* **Problem description**
Your response should reproduce every line of the entries that contains the word "BYTES".
BEGIN
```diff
@@ -213,7 +213,7 @@
   const int split = L / tiles, t = L % tiles;
   const int m0 = (t / tiles_n) * BM, n0 = (t % tiles_n) * BN;
   f32x4 acc[C::TM][C::TN];
-  gemm_mainloop_glds_h<C, NSLOT, PRIO, BKD>(A, lda, B, ldb, split * kchunk, kchunk / BKD, m0, n0, smem, acc);
+  gemm_mainloop_glds_h<C, NSLOT, PRIO, BKD, STAGGER>(A, lda, B, ldb, split * kchunk, kchunk / BKD, m0, n0, smem, acc);
   const AccCoord<C> cc(m0, n0);
   if (slab != nullptr) {
     float* o = slab + (size_t)split * slab_stride;
@@ -271,7 +271,7 @@
 }
 
 static void launch_dw_288w(const bf16_t* A, long lda, const bf16_t* B, long ldb, int M, int N, int K,
-                           int ksplit, const GemmEpilogue& e, hipStream_t s) {
+                           int ksplit, bool stagger, const GemmEpilogue& e, hipStream_t s) {
   constexpr int BM = 256, BN = 288;
   const int tiles = (M / BM) * (N / BN);
   static const int cus = [] {
@@ -285,8 +285,14 @@
   const int kchunk = K / nsplit;
   const long mn = (long)M * N;
   const bool use_slab = e.slab != nullptr && e.ldo == N && nsplit > 1 && (long)nsplit * mn <= e.slab_cap && mn % 4 == 0;
-  hipLaunchKernelGGL((gemm_dw_h_kernel<BM, BN, 4, 4, 2, 1, 32>), dim3(tiles * nsplit), dim3(512), 0, s, A, lda, B,
-                     ldb, N, kchunk, tiles, e.outF, e.ldo, e.alpha, use_slab ? e.slab : nullptr, use_slab ? mn : 0L);
+  if (stagger)
+    hipLaunchKernelGGL((gemm_dw_h_kernel<BM, BN, 4, 4, 2, 1, 32, true>), dim3(tiles * nsplit), dim3(512), 0, s, A, lda,
+                       B, ldb, N, kchunk, tiles, e.outF, e.ldo, e.alpha, use_slab ? e.slab : nullptr,
+                       use_slab ? mn : 0L);
+  else
+    hipLaunchKernelGGL((gemm_dw_h_kernel<BM, BN, 4, 4, 2, 1, 32, false>), dim3(tiles * nsplit), dim3(512), 0, s, A,
+                       lda, B, ldb, N, kchunk, tiles, e.outF, e.ldo, e.alpha, use_slab ? e.slab : nullptr,
+                       use_slab ? mn : 0L);
   if (use_slab) {
     const long n4 = mn / 4;
     hipLaunchKernelGGL(dw_slab_reduce_kernel, dim3((unsigned)((n4 + 255) / 256)), dim3(256), 0, s, e.outF,
@@ -298,8 +304,8 @@
                  int N, int K, int ksplit, const GemmEpilogue& e, hipStream_t s, bool glds_ok) {
   if (a_mn && b_mn && glds_ok && e.atomic && e.big_tile != kDwGeneric && M % 256 == 0 && K % 64 == 0) {
     const int ks = ksplit < 1 ? 1 : ksplit;
-    if (e.big_tile == kDwBest && N % 288 == 0)
-      launch_dw_288w(A, lda, B, ldb, M, N, K, ks, e, s);
+    if ((e.big_tile == kDwBest || e.big_tile == kDw256x288Lockstep) && N % 288 == 0)
+      launch_dw_288w(A, lda, B, ldb, M, N, K, ks, e.big_tile == kDwBest, e, s);
     else if ((e.big_tile == kDw256x192Ring5 || e.big_tile == kDw256x192Ring4) && N % 192 == 0)
       launch_dw_192h(A, lda, B, ldb, M, N, K, ks, e.big_tile == kDw256x192Ring5 ? 5 : 4, e, s);
     else if (e.big_tile != kDw256x128 && N % 192 == 0)
diff --git a/deep-learning-at-scale_amd/csrc/gemm_core.h b/deep-learning-at-scale_amd/csrc/gemm_core.h
--- a/deep-learning-at-scale_amd/csrc/gemm_core.h
+++ b/deep-learning-at-scale_amd/csrc/gemm_core.h
@@ -424,20 +424,23 @@
   }
 };
 
-template <class C, int NSLOT, int PRIO = 0, int BKD = 32>
+template <class C, int NSLOT, int PRIO = 0, int BKD = 32, bool STAGGER = true>
 __device__ __forceinline__ void gemm_mainloop_glds_h(const bf16_t* __restrict__ A, long lda,
                                                      const bf16_t* __restrict__ B, long ldb, int kbeg,
                                                      int nh, int m0, int n0, char* smem,
                                                      f32x4 (&acc)[C::TM][C::TN]) {
-  static_assert(BKD == 32 || BKD == 64, "32- or 64-deep steps");
+  static_assert(BKD == 32, "32-deep steps");
   static_assert(NSLOT >= 2 && NSLOT <= 6, "2..6 slots");
   using OA = GldsOpH<C::BM, C::LA_, C::NT, BKD>;
   using OB = GldsOpH<C::BN, C::LB_, C::NT, BKD>;
   static_assert(OA::REM == 0 || OB::REM == 0, "at most one operand with an uneven piece split");
+  constexpr int NW = C::NT / 64;
   constexpr int STAGE = OA::BYTES + OB::BYTES;
   constexpr int LHI = OA::MAXPW + OB::MAXPW;
   constexpr int LLO = LHI - ((OA::REM | OB::REM) != 0 ? 1 : 0);
-  constexpr int NHI = OA::REM ? OA::REM : (OB::REM ? OB::REM : C::NT / 64);
+  constexpr int NHI = OA::REM ? OA::REM : (OB::REM ? OB::REM : NW);
+  static_assert(!STAGGER || NW == 8, "the stagger pairs waves w and w + 4 of a 512-thread workgroup");
+  static_assert(!STAGGER || LHI == LLO || NHI <= NW / 2, "extra pieces must stay in the early group");
   const int lane = threadIdx.x & 63;
   const int wid = __builtin_amdgcn_readfirstlane(threadIdx.x >> 6);
   const int wm = wid / C::WN, wn = wid % C::WN;
@@ -463,35 +466,19 @@
       ob.issue(s, smem + s * STAGE + OA::BYTES, wid);
     }
   }
-  auto body = [&](int tt, auto uc) {
-    constexpr int u = decltype(uc)::value;
-    const int ahead = min(nh - 1, tt + NSLOT - 2) - tt;
-    __builtin_amdgcn_sched_barrier(0);
-    static_for<0, NSLOT - 1>([&](auto ac) {
-      constexpr int a = NSLOT - 2 - decltype(ac)::value;
-      if (ahead == a) {
-        if (hi) wait_vmcnt<a * LHI>();
-        else wait_vmcnt<a * LLO>();
-      }
-    });
-    __builtin_amdgcn_s_barrier();
-    asm volatile("" ::: "memory");
-    const int tn = tt + NSLOT - 1;
-    if (tn < nh) {
-      constexpr int sn = (u + NSLOT - 1) % NSLOT;
-      oa.issue(tn, smem + sn * STAGE, wid);
-      ob.issue(tn, smem + sn * STAGE + OA::BYTES, wid);
-    }
-    int so = u * STAGE;
-    asm volatile("" : "+v"(so));
-    const char* sl = smem + so;
-    static_for<0, BKD / 32>([&](auto kc) {
-      constexpr int KK = decltype(kc)::value;
-      bf16x8 a[C::TM], b[C::TN];
-#pragma unroll
-      for (int i = 0; i < C::TM; ++i) a[i] = fa.template frag<KK, 0>(sl, i);
-#pragma unroll
-      for (int j = 0; j < C::TN; ++j) b[j] = fbr.template frag<KK, OA::BYTES>(sl, j);
+
+  auto ring = [&](auto late_c) {
+    constexpr bool LATE = decltype(late_c)::value;
+    bf16x8 a[C::TM], b[C::TN];
+    if constexpr (LATE) {
+#pragma unroll
+      for (int i = 0; i < C::TM; ++i) a[i] = bf16x8{0, 0, 0, 0, 0, 0, 0, 0};
+#pragma unroll
+      for (int j = 0; j < C::TN; ++j) b[j] = bf16x8{0, 0, 0, 0, 0, 0, 0, 0};
+    }
+    int cur = 0, prev = (NSLOT - 1) * STAGE;
+
+    auto mfma = [&]() {
       if constexpr (PRIO == 1) __builtin_amdgcn_s_setprio(1);
 #pragma unroll
       for (int i = 0; i < C::TM; ++i)
@@ -499,16 +486,59 @@
         for (int j = 0; j < C::TN; ++j)
           acc[i][j] = __builtin_amdgcn_mfma_f32_16x16x32_bf16(a[i], b[j], acc[i][j], 0, 0, 0);
       if constexpr (PRIO == 1) __builtin_amdgcn_s_setprio(0);
+    };
+    auto interval = [&](int tt, auto ahead_c, auto issue_c) {
+      constexpr int AHEAD = decltype(ahead_c)::value;
+      constexpr bool ISSUE = decltype(issue_c)::value;
+      __builtin_amdgcn_sched_barrier(0);
+      if constexpr (LATE || LHI == LLO || (STAGGER && NHI == NW / 2)) {
+        wait_vmcnt<AHEAD * (LATE ? LLO : LHI)>();
+      } else {
+        if (hi) wait_vmcnt<AHEAD * LHI>();
+        else wait_vmcnt<AHEAD * LLO>();
+      }
+      __builtin_amdgcn_s_barrier();
+      asm volatile("" ::: "memory");
+      if constexpr (LATE) {
+        mfma();
+        __builtin_amdgcn_sched_barrier(0);
+      }
+      if constexpr (ISSUE) {
+        oa.issue(tt + NSLOT - 1, smem + prev, wid);
+        ob.issue(tt + NSLOT - 1, smem + prev + OA::BYTES, wid);
+      }
+      if constexpr (LATE) __builtin_amdgcn_sched_barrier(0);
+      int so = cur;
+      asm volatile("" : "+v"(so));
+      const char* sl = smem + so;
+#pragma unroll
+      for (int i = 0; i < C::TM; ++i) a[i] = fa.template frag<0, 0>(sl, i);
+#pragma unroll
+      for (int j = 0; j < C::TN; ++j) b[j] = fbr.template frag<0, OA::BYTES>(sl, j);
+      if constexpr (LATE) {
+        __builtin_amdgcn_s_waitcnt(0xC07F);
+      } else {
+        mfma();
+      }
+      prev = cur;
+      cur = cur + STAGE == NSLOT * STAGE ? 0 : cur + STAGE;
+    };
+
+    int tt = 0;
+#pragma unroll 1
+    for (; tt + NSLOT <= nh; ++tt)
+      interval(tt, std::integral_constant<int, NSLOT - 2>{}, std::true_type{});
+    static_for<0, NSLOT - 1>([&](auto rc) {
+      constexpr int r = NSLOT - 2 - decltype(rc)::value;
+      if (r < nh) interval(nh - 1 - r, std::integral_constant<int, r>{}, std::false_type{});
     });
+    __builtin_amdgcn_sched_barrier(0);
+    __builtin_amdgcn_s_barrier();
+    asm volatile("" ::: "memory");
+    if constexpr (LATE) mfma();
   };
-  int t = 0;
-  for (; t + NSLOT <= nh; t += NSLOT)
-    static_for<0, NSLOT>([&](auto uc) { body(t + decltype(uc)::value, uc); });
-  static_for<0, NSLOT>([&](auto uc) {
-    if (t + decltype(uc)::value < nh) body(t + decltype(uc)::value, uc);
-  });
-  __builtin_amdgcn_s_barrier();
-  asm volatile("" ::: "memory");
+  if (STAGGER && wid >= NW / 2) ring(std::true_type{});
+  else ring(std::false_type{});
 }
 
 template <class C>
diff --git a/deep-learning-at-scale_amd/csrc/kernels.h b/deep-learning-at-scale_amd/csrc/kernels.h
--- a/deep-learning-at-scale_amd/csrc/kernels.h
+++ b/deep-learning-at-scale_amd/csrc/kernels.h
@@ -13,10 +13,11 @@
   kDw256x192Ring5 = 4,
   kDw256x192Ring4 = 5,
   kDwBest = 7,
+  kDw256x288Lockstep = 13,
 };
 inline bool dw_tile_valid(long t) {
   return t == kDwGeneric || t == kDw256x128 || t == kDw256x192 || t == kDw256x192Ring5 || t == kDw256x192Ring4 ||
-         t == kDwBest;
+         t == kDwBest || t == kDw256x288Lockstep;
 }
 
 struct GemmEpilogue {
```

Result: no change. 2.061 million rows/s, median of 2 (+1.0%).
END
* **Output for this exercise**
   constexpr int STAGE = OA::BYTES + OB::BYTES;
       ob.issue(s, smem + s * STAGE + OA::BYTES, wid);
-      ob.issue(tn, smem + sn * STAGE + OA::BYTES, wid);
-      for (int j = 0; j < C::TN; ++j) b[j] = fbr.template frag<KK, OA::BYTES>(sl, j);
+        ob.issue(tt + NSLOT - 1, smem + prev + OA::BYTES, wid);
+      for (int j = 0; j < C::TN; ++j) b[j] = fbr.template frag<0, OA::BYTES>(sl, j);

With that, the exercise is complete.